Conclusions and Discussion

Main Conclusions

  1. LLMs can effectively understand simple and moderately complex Verilog designs and generate targeted test inputs
  2. Appropriate prompt engineering (particularly coverage explanation) is critical for LLM performance
  3. Current LLMs exhibit significant limitations when handling large-scale, complex hardware designs

Limitations

  1. Scale Constraints: LLM performance significantly degrades for complex designs exceeding 100 lines of code
  2. Structural Understanding: LLMs struggle to understand the highly structured nature of Verilog
  3. End-to-End Application: Direct application of LLMs in industrial-grade hardware design remains challenging

Future Directions

  1. Enhanced DUT Explainer: Provide more comprehensive high-level design abstractions and verification intentions
  2. Multimodal Fusion: Combine LLMs and Graph Neural Networks (GNNs), leveraging LLMs for semantic interpretation and GNNs for structural information processing
  3. Hierarchical Processing: Guide LLMs from macroscopic perspectives to handle test generation tasks

In-Depth Evaluation

Strengths

  1. Strong Innovation: First application of LLMs to hardware code coverage test generation with clear positioning
  2. Systematic Approach: Proposes a complete framework with multiple optimization modules
  3. Comprehensive Experiments: Constructs multi-level benchmark suite with well-designed experiments
  4. Open Source Contribution: Provides open-source framework promoting field development
  5. Boundary Exploration: Clearly delineates current LLM capability boundaries

Weaknesses

  1. Scale Limitations: Effective only on relatively simple designs, with significant gaps from practical industrial applications
  2. Benchmark Constraints: Custom benchmarks may lack comprehensiveness, missing comparisons with industrial standard benchmarks
  3. Cost Analysis: Lacks detailed comparison of LLM invocation costs versus traditional methods
  4. Theoretical Analysis: Lacks in-depth theoretical analysis of why LLMs are effective for this task

Impact

  1. Academic Value: Opens new application directions for LLMs in hardware verification
  2. Practical Potential: Possesses practical application value in educational settings and medium-scale design verification
  3. Inspirational Value: Provides valuable baselines and insights for subsequent research

Applicable Scenarios

  1. Educational Environments: Suitable for automated test generation in hardware design courses
  2. Prototype Verification: Applicable to rapid verification in early design phases
  3. Small to Medium-Scale Designs: Practical value for Verilog modules under 100 lines
  4. Auxiliary Tool: Can serve as an auxiliary tool for verification engineers, reducing workload

References

The paper cites 19 relevant references covering formal verification, dynamic verification, CDG methods, and LLM applications in hardware, providing a solid theoretical foundation for the research.

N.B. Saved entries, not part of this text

template <int NW, bool FOLD, int TPS>
__global__ void __launch_bounds__(um::NTHREADS, 1)
    conv3x3_wgmma_kernel(const float* __restrict__ x, long long x_bs, const unsigned char* __restrict__ wpack,
                         const float* __restrict__ bias_arg, float* __restrict__ out_base, long long out_bs, int Cin, int H, int W,
                         int OH, int OW, int Cout, int CoutP, int nChunks, float slope_arg, int tilesX, int tilesY, int numWork,
                         int stride, int dil, int out_mode_arg, int ext, um::SplitK sk, um::SplitDev xs,
                         const __grid_constant__ CUtensorMap tmx, int dbg) {
  using namespace um;
  constexpr int NCOL = FOLD ? NW / 2 : NW;
  const int out_mode_k = out_mode_arg & 0xff, lin_prefix_k = out_mode_arg >> 8;
  extern __shared__ __align__(128) unsigned char smem[];
  const int nslots = n_slots(stride, dil), PW = row_pitch(stride, dil), E = nslots * PW;
  const SmemMap sm = smem_map(E, CoutP, sk.as_wide, sk.stg);
  const int AS = sm.AS, WS = sm.WS;
  const uint32_t s_base = smem_u32(smem);
  const uint32_t bar0 = s_base + sm.bar_off;
  const uint32_t a_full = bar0, a_empty = bar0 + 8 * MAX_AS, w_full = bar0 + 16 * MAX_AS, w_empty = w_full + 8 * MAX_WS;

  const int tid = threadIdx.x, lane = tid & 31;
  const int warp = __shfl_sync(0xffffffffu, tid >> 5, 0);
  const size_t plane = (size_t)H * W;

  if (tid == 0) {
    for (int i = 0; i < AS; ++i) {
      mbar_init(a_full + 8 * i, xs.in ? 1 : NPROD);
      mbar_init(a_empty + 8 * i, NCONS);
    }
    for (int i = 0; i < WS; ++i) {
      mbar_init(w_full + 8 * i, 1);
      mbar_init(w_empty + 8 * i, NCONS);
    }
    asm volatile("fence.mbarrier_init.release.cluster;" ::: "memory");
  }
  __syncthreads();

  if (warp < 8) {
    const int r = warp >> 2, wq = warp & 3;
    const uint32_t a_lbo = (uint32_t)E * 16u, b_lbo = (uint32_t)(FOLD ? 2 * CoutP : CoutP) * 16u;
    uint32_t a_off[9];
#pragma unroll
    for (int tap = 0; tap < 9; ++tap)
      a_off[tap] = (uint32_t)(slot_of(r, tap / 3, stride, dil) * PW + tap_xoff(tap % 3, stride, dil));
    const uint64_t dh_a = desc_hi(a_lbo, 128u), dh_b = desc_hi(b_lbo, 128u);
    uint32_t as = 0, aph = 0, ws = 0, wph = 0;
    const uint32_t a_lo16 = (uint32_t)sm.a_lo >> 4, a_stage16 = (uint32_t)sm.a_stage >> 4, s_base16 = s_base >> 4;
    const uint32_t w_base16 = (s_base + (uint32_t)sm.w_off) >> 4, w_tile16 = (uint32_t)sm.w_tile >> 4, w_half16 = w_tile16 >> 1;
    const uint32_t w_stage16 = (uint32_t)sm.w_stage >> 4;
    int rel_w = -1, rel_a = -1;
    auto release = [&]() {
      if (lane == 0) {
        if (rel_w >= 0) mbar_arrive(w_empty + 8 * rel_w);
        if (rel_a >= 0) mbar_arrive(a_empty + 8 * rel_a);
      }
      rel_w = rel_a = -1;
    };
    float acc[2][NW / 2];
    for (int work = blockIdx.x; work < numWork; work += gridDim.x) {
      const Work wk = decode_work(work, sk, nChunks);
      const int cb = wk.cb, ce = wk.ce;
      const uint32_t b_nh16 = (uint32_t)(wk.nh * NCOL);
      fence_acc(acc[0]);
      fence_acc(acc[1]);
      if (dbg & 8) {
        for (int c = cb; c < ce; ++c) {
          mbar_wait(a_full + 8 * as, aph);
          for (int tap = 0; tap < 9; ++tap) {
            if (tap % TPS == 0) mbar_wait(w_full + 8 * ws, wph);
            release();
            if (tap % TPS == TPS - 1) {
              rel_w = (int)ws;
              if (++ws == (uint32_t)WS) { ws = 0; wph ^= 1; }
            }
            if (tap == 8) rel_a = (int)as;
          }
          if (++as == (uint32_t)AS) { as = 0; aph ^= 1; }
        }
      }
      for (int c = (dbg & 8) ? ce : cb; c < ce; ++c) {
        mbar_wait(a_full + 8 * as, aph);
        const uint32_t a_st16 = s_base16 + as * a_stage16;
#pragma unroll
        for (int tap = 0; tap < 9; ++tap) {
          if (tap % TPS == 0) mbar_wait(w_full + 8 * ws, wph);
          const uint32_t w16 = w_base16 + ws * w_stage16 + (uint32_t)(tap % TPS) * w_tile16 + b_nh16;
          const uint64_t b_hi = dh_b | (uint64_t)w16, b_lo = dh_b | (uint64_t)(w16 + w_half16);
          const uint32_t sc = (tap == 0 && c == cb) ? 0u : 1u;
          wgmma_fence();
#pragma unroll
          for (int mh = 0; mh < 2; ++mh) {
            const uint32_t a16 = a_st16 + a_off[tap] + (uint32_t)(64 * mh);
            const uint64_t a_hi = dh_a | (uint64_t)a16, a_lo = dh_a | (uint64_t)(a16 + a_lo16);
            if constexpr (FOLD) {
              wgmma_bf16<NW>(acc[mh], a_hi, b_hi, sc);
              wgmma_bf16<NW / 2>(acc[mh], a_lo, b_hi, 1u);
            } else {
              wgmma_bf16<NW>(acc[mh], a_hi, b_lo, sc);
              wgmma_bf16<NW>(acc[mh], a_lo, b_hi, 1u);
              wgmma_bf16<NW>(acc[mh], a_hi, b_hi, 1u);
            }
          }
          wgmma_commit();
          wgmma_wait<1>();
          release();
          if (tap % TPS == TPS - 1) {
            rel_w = (int)ws;
            if (++ws == (uint32_t)WS) { ws = 0; wph ^= 1; }
          }
          if (tap == 8) rel_a = (int)as;
        }
        if (++as == (uint32_t)AS) { as = 0; aph ^= 1; }
      }
      wgmma_wait<0>();
      fence_acc(acc[0]);
      fence_acc(acc[1]);
      release();

      int tx, ty, n;
      decode_tile(wk.tile, tilesX, tilesY, sk, tx, ty, n);
      const bool partial = wk.part >= 0;
      const float* const bias = partial ? nullptr : bias_arg;
      const float slope = partial ? 1.f : slope_arg;
      const int out_mode = partial ? 0 : out_mode_k, lin_prefix = partial ? 0 : lin_prefix_k;
      const size_t oplane0 = partial ? (size_t)sk.rh * OW : (size_t)OH * OW;
      float* const out = partial ? sk.ws + (size_t)wk.part * (size_t)sk.part_stride + (size_t)(n - sk.n_lo) * Cout * oplane0 -
                                       (size_t)sk.y_lo * OW
                                 : out_base + (size_t)n * out_bs;
      const int y = ty * R + r;
      const int F = Cout >> 2;
      const size_t oplane2 = (size_t)(2 * OH) * (2 * OW);
      if (y < OH && !(dbg & 4) && sk.stg && !partial) {
        constexpr int SCH = NCOL % STG_CH == 0 ? STG_CH : 16;
        float* const stg = reinterpret_cast<float*>(smem + sm.stg_off) + r * STG_CH * SPITCH;
        const int t = wq * 32 + lane;
        const int x0 = tx * MT;
        const uint32_t seg = (uint32_t)((OW - x0 < MT ? OW - x0 : MT) * 4);
        if (xs.out != nullptr) {
          unsigned char* const sst = reinterpret_cast<unsigned char*>(stg);
#pragma unroll
          for (int pc = 0; pc < NCOL / SCH; ++pc) {
            if (t < SCH / 4) bulk_wait_read();
            named_bar_sync(1 + r, 128);
#pragma unroll
            for (int jj = 0; jj < SCH / 8; ++jj) {
              const int j = pc * (SCH / 8) + jj;
              const int f = wk.nh * NCOL + 8 * j + 2 * (lane & 3);
              const float b0 = (bias != nullptr && f < Cout) ? __ldg(bias + f) : 0.f;
              const float b1 = (bias != nullptr && f + 1 < Cout) ? __ldg(bias + f + 1) : 0.f;
              unsigned char* const row = sst + (2 * jj * MT + 16 * wq + (lane >> 2)) * 16 + (lane & 3) * 4;
#pragma unroll
              for (int mh = 0; mh < 2; ++mh)
#pragma unroll
                for (int h = 0; h < 2; ++h) {
                  const int i = 4 * j + 2 * h;
                  float v0 = acc[mh][i], v1 = acc[mh][i + 1];
                  if constexpr (FOLD) {
                    v0 += acc[mh][i + NW / 4];
                    v1 += acc[mh][i + 1 + NW / 4];
                  }
                  uint32_t hi, lo;
                  split_pair(leaky(v0 + b0, slope), leaky(v1 + b1, slope), hi, lo);
                  unsigned char* const e = row + (64 * mh + 8 * h) * 16;
                  *reinterpret_cast<uint32_t*>(e) = hi;
                  *reinterpret_cast<uint32_t*>(e + MT * 16) = lo;
                }
            }
            asm volatile("fence.proxy.async.shared::cta;" ::: "memory");
            named_bar_sync(1 + r, 128);
            const int f = wk.nh * NCOL + pc * SCH + 8 * (t >> 1);
            if (t < SCH / 4 && f < Cout) {
              const long long dst = sa::entry(n, t & 1, (xs.out_c0 + f) >> 3, (long long)y * OW + x0, xs.out_Cg, oplane0);
              bulk_s2g(xs.out + dst, smem_u32(sst + t * MT * 16), seg * 4);
              bulk_commit();
            }
          }
        } else
#pragma unroll
        for (int pc = 0; pc < NCOL / SCH; ++pc) {
          if (t < SCH) bulk_wait_read();
          named_bar_sync(1 + r, 128);
#pragma unroll
          for (int jj = 0; jj < SCH / 8; ++jj) {
            const int j = pc * (SCH / 8) + jj;
#pragma unroll
            for (int e = 0; e < 2; ++e) {
              const int f = wk.nh * NCOL + 8 * j + 2 * (lane & 3) + e;
              const float b = (bias != nullptr && f < Cout) ? __ldg(bias + f) : 0.f;
              const float sl = f < lin_prefix ? 1.f : slope;
              float* const row = stg + (8 * jj + 2 * (lane & 3) + e) * SPITCH + 16 * wq + (lane >> 2);
#pragma unroll
              for (int mh = 0; mh < 2; ++mh)
#pragma unroll
                for (int h = 0; h < 2; ++h) {
                  const int i = 4 * j + 2 * h + e;
                  float v = acc[mh][i];
                  if constexpr (FOLD) v += acc[mh][i + NW / 4];
                  row[64 * mh + 8 * h] = leaky(v + b, sl);
                }
            }
          }
          asm volatile("fence.proxy.async.shared::cta;" ::: "memory");
          named_bar_sync(1 + r, 128);
          const int f = wk.nh * NCOL + pc * SCH + t;
          if (t < SCH && f < Cout) {
            bulk_s2g(out + (size_t)f * oplane0 + (size_t)y * OW + x0, smem_u32(stg + t * SPITCH), seg);
            bulk_commit();
          }
        }
      } else if (y < OH && !(dbg & 4)) {
#pragma unroll
        for (int mh = 0; mh < 2; ++mh) {
#pragma unroll
          for (int h = 0; h < 2; ++h) {
            const int xx = tx * MT + 64 * mh + 16 * wq + (lane >> 2) + 8 * h;
            if (xx >= OW) continue;
#pragma unroll
            for (int j = 0; j < NCOL / 8; ++j) {
#pragma unroll
              for (int e = 0; e < 2; ++e) {
                const int i = 4 * j + 2 * h + e;
                float v = acc[mh][i];
                if constexpr (FOLD) v += acc[mh][i + NW / 4];
                const int f = wk.nh * NCOL + 8 * j + 2 * (lane & 3) + e;
                if (f >= Cout) continue;
                if (xs.out != nullptr && !partial && f >= lin_prefix) {
                  if (e == 0) {
                    const float b0 = bias != nullptr ? __ldg(bias + f) : 0.f, b1 = bias != nullptr ? __ldg(bias + f + 1) : 0.f;
                    float v1 = acc[mh][i + 1];
                    if constexpr (FOLD) v1 += acc[mh][i + 1 + NW / 4];
                    sa::put_pair(xs.out, xs.out_Cg, oplane0, n, xs.out_c0 + f - lin_prefix, (size_t)y * OW + xx,
                                 leaky(v + b0, slope), leaky(v1 + b1, slope));
                  }
                } else if (out_mode == 0) {
                  const float t = v + (bias != nullptr ? __ldg(bias + f) : 0.f);
                  out[(size_t)f * oplane0 + (size_t)y * OW + xx] = leaky(t, f < lin_prefix ? 1.f : slope);
                } else {
                  const int ph = f / F, ff = f - ph * F;
                  const float t = v + (bias != nullptr ? __ldg(bias + ff) : 0.f);
                  out[(size_t)ff * oplane2 + (size_t)(2 * y + (ph >> 1)) * (2 * OW) + 2 * xx + (ph & 1)] = leaky(t, slope);
                }
              }
            }
          }
        }
      }
    }
    bulk_wait_all();
  } else if (warp == 8) {
    if (lane == 0) {
      uint32_t ws = 0, wph = 0;
      bool wrapped = false;
      for (int work = blockIdx.x; work < numWork; work += gridDim.x) {
        const Work wk = decode_work(work, sk, nChunks);
        const int cb = wk.cb, ce = wk.ce;
        const unsigned char* src = wpack + (size_t)cb * 9 * sm.w_tile;
        for (int it = 9 * cb; it < 9 * ce; it += TPS, src += sm.w_stage) {
          if (wrapped) mbar_wait(w_empty + 8 * ws, wph ^ 1);
          mbar_arrive_expect_tx(w_full + 8 * ws, (uint32_t)sm.w_stage);
          bulk_g2s(s_base + (uint32_t)sm.w_off + ws * (uint32_t)sm.w_stage, src, (uint32_t)sm.w_stage, w_full + 8 * ws);
          if (++ws == (uint32_t)WS) { ws = 0; wph ^= 1; wrapped = true; }
        }
      }
    }
  } else {
    if (xs.in) {
      if (warp == 9 && lane == 0) {
        uint32_t as = 0, aph = 0;
        bool wrapped = false;
        for (int work = blockIdx.x; work < numWork; work += gridDim.x) {
          const Work wk = decode_work(work, sk, nChunks);
          int tx, ty, n;
          decode_tile(wk.tile, tilesX, tilesY, sk, tx, ty, n);
          const int x0 = tx * MT - dil, y0 = ty * R;
          const int gb = n * 2 * xs.in_Cg + xs.in_g0;
          for (int c = wk.cb; c < wk.ce; ++c) {
            if (wrapped) mbar_wait(a_empty + 8 * as, aph ^ 1);
            const uint32_t bar = a_full + 8 * as, dst = s_base + as * (uint32_t)sm.a_stage;
            if (dbg & 16) {
              mbar_arrive(bar);
            } else {
              mbar_arrive_expect_tx(bar, (uint32_t)sm.a_stage);
              const int g = gb + 2 * c;
              if (dil < R) {
                tma_load_4d(dst, &tmx, 0, x0, y0 - dil, g, bar);
                tma_load_4d(dst + (uint32_t)sm.a_lo, &tmx, 0, x0, y0 - dil, g + xs.in_Cg, bar);
              } else {
#pragma unroll 1
                for (int k = 0; k < 12; ++k) {
                  const int ky = k >> 2, kc = (k >> 1) & 1, pl = k & 1;
                  tma_load_4d(dst + (uint32_t)(pl * sm.a_lo + (kc * E + ky * R * PW) * 16), &tmx, 0, x0, y0 + (ky - 1) * dil,
                              g + kc + pl * xs.in_Cg, bar);
                }
              }
            }
            if (++as == (uint32_t)AS) { as = 0; aph ^= 1; wrapped = true; }
          }
        }
      }
      return;
    }
    if (dbg & 16) {
      uint32_t as = 0, aph = 0;
      bool wrapped = false;
      for (int work = blockIdx.x; work < numWork; work += gridDim.x) {
        const Work wk = decode_work(work, sk, nChunks);
        for (int c = wk.cb; c < wk.ce; ++c) {
          if (wrapped) mbar_wait(a_empty + 8 * as, aph ^ 1);
          __syncwarp();
          if (lane == 0) mbar_arrive(a_full + 8 * as);
          if (++as == (uint32_t)AS) { as = 0; aph ^= 1; wrapped = true; }
        }
      }
      return;
    }
    const int pw = warp - 9;
    const int G = (E + 31) / 32;
    const bool one_plane = Cin <= 8;
    const int nItems = one_plane ? G : 2 * G;
    const int nb = (nItems + NPROD * BATCH - 1) / (NPROD * BATCH);
    const uint32_t pw_magic = 0xFFFFFFFFu / (uint32_t)PW + 1u;
    if (one_plane) {
      for (int st = 0; st < AS; ++st)
        for (int e = pw * 32 + lane; e < E; e += NPROD * 32) {
          unsigned char* d = smem + st * sm.a_stage + (E + e) * 16;
          *reinterpret_cast<uint4*>(d) = make_uint4(0u, 0u, 0u, 0u);
          *reinterpret_cast<uint4*>(d + sm.a_lo) = make_uint4(0u, 0u, 0u, 0u);
        }
    }
    int l_work = blockIdx.x, l_c = 0, l_kb = 0, l_x0 = 0, l_y0 = 0;
    const float* l_xn = x;
    int l_ce = nChunks;
    auto set_tile = [&]() {
      const Work wk = decode_work(l_work, sk, nChunks);
      l_c = wk.cb;
      l_ce = wk.ce;
      int tx, ty, n;
      decode_tile(wk.tile, tilesX, tilesY, sk, tx, ty, n);
      l_x0 = tx * MT - (ext ? 1 : 0);
      l_y0 = ty * R - (ext ? 1 : 0);
      l_xn = x + (size_t)n * x_bs;
    };
    auto advance = [&]() {
      if (++l_kb < nb) return true;
      l_kb = 0;
      if (++l_c < l_ce) return true;
      l_work += gridDim.x;
      if (l_work >= numWork) return false;
      set_tile();
      return true;
    };
    const bool s2 = stride == 2, wide = !s2 && dil >= R;
    const int ymul = s2 ? 2 : 1, ya = s2 ? -1 : -dil, yb = wide ? dil : 0, yc = wide ? 1 : 0, yd = wide ? 0 : 1;
    const int xa = s2 ? 0 : -dil;
    const uint32_t planeu = (uint32_t)plane;
    auto load_batch = [&](float (&v)[BATCH][8]) {
      const float* xc = l_xn + (size_t)(16 * l_c) * plane;
      const int ybase = ymul * l_y0 + ya, xbase = ymul * l_x0 + xa;
#pragma unroll
      for (int b = 0; b < BATCH; ++b) {
        const int t = pw + (l_kb * BATCH + b) * NPROD;
        const int kc = one_plane ? 0 : (t & 1);
        const int e = (one_plane ? t : (t >> 1)) * 32 + lane;
        const int slot = (int)__umulhi((uint32_t)e, pw_magic), pe = e - slot * PW;
        int y = ybase + yb * (slot >> 1) + yc * (slot & 1) + yd * slot;
        const int q = (s2 && pe >= MT) ? 1 : 0;
        int xx = xbase + ymul * (pe - q * MT) - q;
        if (ext == 2) {
          y = y >= 0 ? band_map(y, H) : -1;
          xx = xx >= 0 ? band_map(xx, W) : -1;
        }
        const bool ok = t < nItems && e < E && (unsigned)y < (unsigned)H && (unsigned)xx < (unsigned)W && !(dbg & 2);
        const int c0 = 16 * l_c + 8 * kc;
        uint32_t off = (uint32_t)(8 * kc) * planeu + (ok ? (uint32_t)(y * W + xx) : 0u);
        if (c0 + 8 <= Cin) {
#pragma unroll
          for (int jj = 0; jj < 8; ++jj) {
            v[b][jj] = ok ? __ldg(xc + off) : 0.f;
            off += planeu;
          }
        } else {
#pragma unroll
          for (int jj = 0; jj < 8; ++jj) {
            v[b][jj] = (ok && c0 + jj < Cin) ? __ldg(xc + off) : 0.f;
            off += planeu;
          }
        }
      }
    };
    uint32_t as = 0, aph = 0;
    bool wrapped = false;
    auto store_batch = [&](int kb, const float (&v)[BATCH][8]) {
      if (kb == 0 && wrapped) mbar_wait(a_empty + 8 * as, aph ^ 1);
      unsigned char* a_st = smem + as * sm.a_stage;
#pragma unroll
      for (int b = 0; b < BATCH; ++b) {
        const int t = pw + (kb * BATCH + b) * NPROD;
        const int kc = one_plane ? 0 : (t & 1);
        const int e = (one_plane ? t : (t >> 1)) * 32 + lane;
        if (t < nItems && e < E) {
          uint4 hi, lo;
          split_pair(v[b][0], v[b][1], hi.x, lo.x);
          split_pair(v[b][2], v[b][3], hi.y, lo.y);
          split_pair(v[b][4], v[b][5], hi.z, lo.z);
          split_pair(v[b][6], v[b][7], hi.w, lo.w);
          unsigned char* dst = a_st + (kc * E + e) * 16;
          *reinterpret_cast<uint4*>(dst) = hi;
          *reinterpret_cast<uint4*>(dst + sm.a_lo) = lo;
        }
      }
      if (kb == nb - 1) {
        asm volatile("fence.proxy.async.shared::cta;" ::: "memory");
        __syncwarp();
        if (lane == 0) mbar_arrive(a_full + 8 * as);
        if (++as == (uint32_t)AS) { as = 0; aph ^= 1; wrapped = true; }
      }
    };
    float va[BATCH][8], vb[BATCH][8];
    set_tile();
    load_batch(va);
    int s_kb = 0;
    for (;;) {
      bool more = advance();
      if (more) load_batch(vb);
      store_batch(s_kb, va);
      if (!more) break;
      s_kb = l_kb;
      more = advance();
      if (more) load_batch(va);
      store_batch(s_kb, vb);
      if (!more) break;
      s_kb = l_kb;
    }
  }
}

Overall Assessment: This is an innovative work at the intersection of LLMs and hardware verification. While it has limitations in scalability, it provides valuable exploration and foundation for field development. The paper demonstrates systematic methodology, comprehensive experiments, and clear open-source contributions, possessing good academic value and inspirational significance.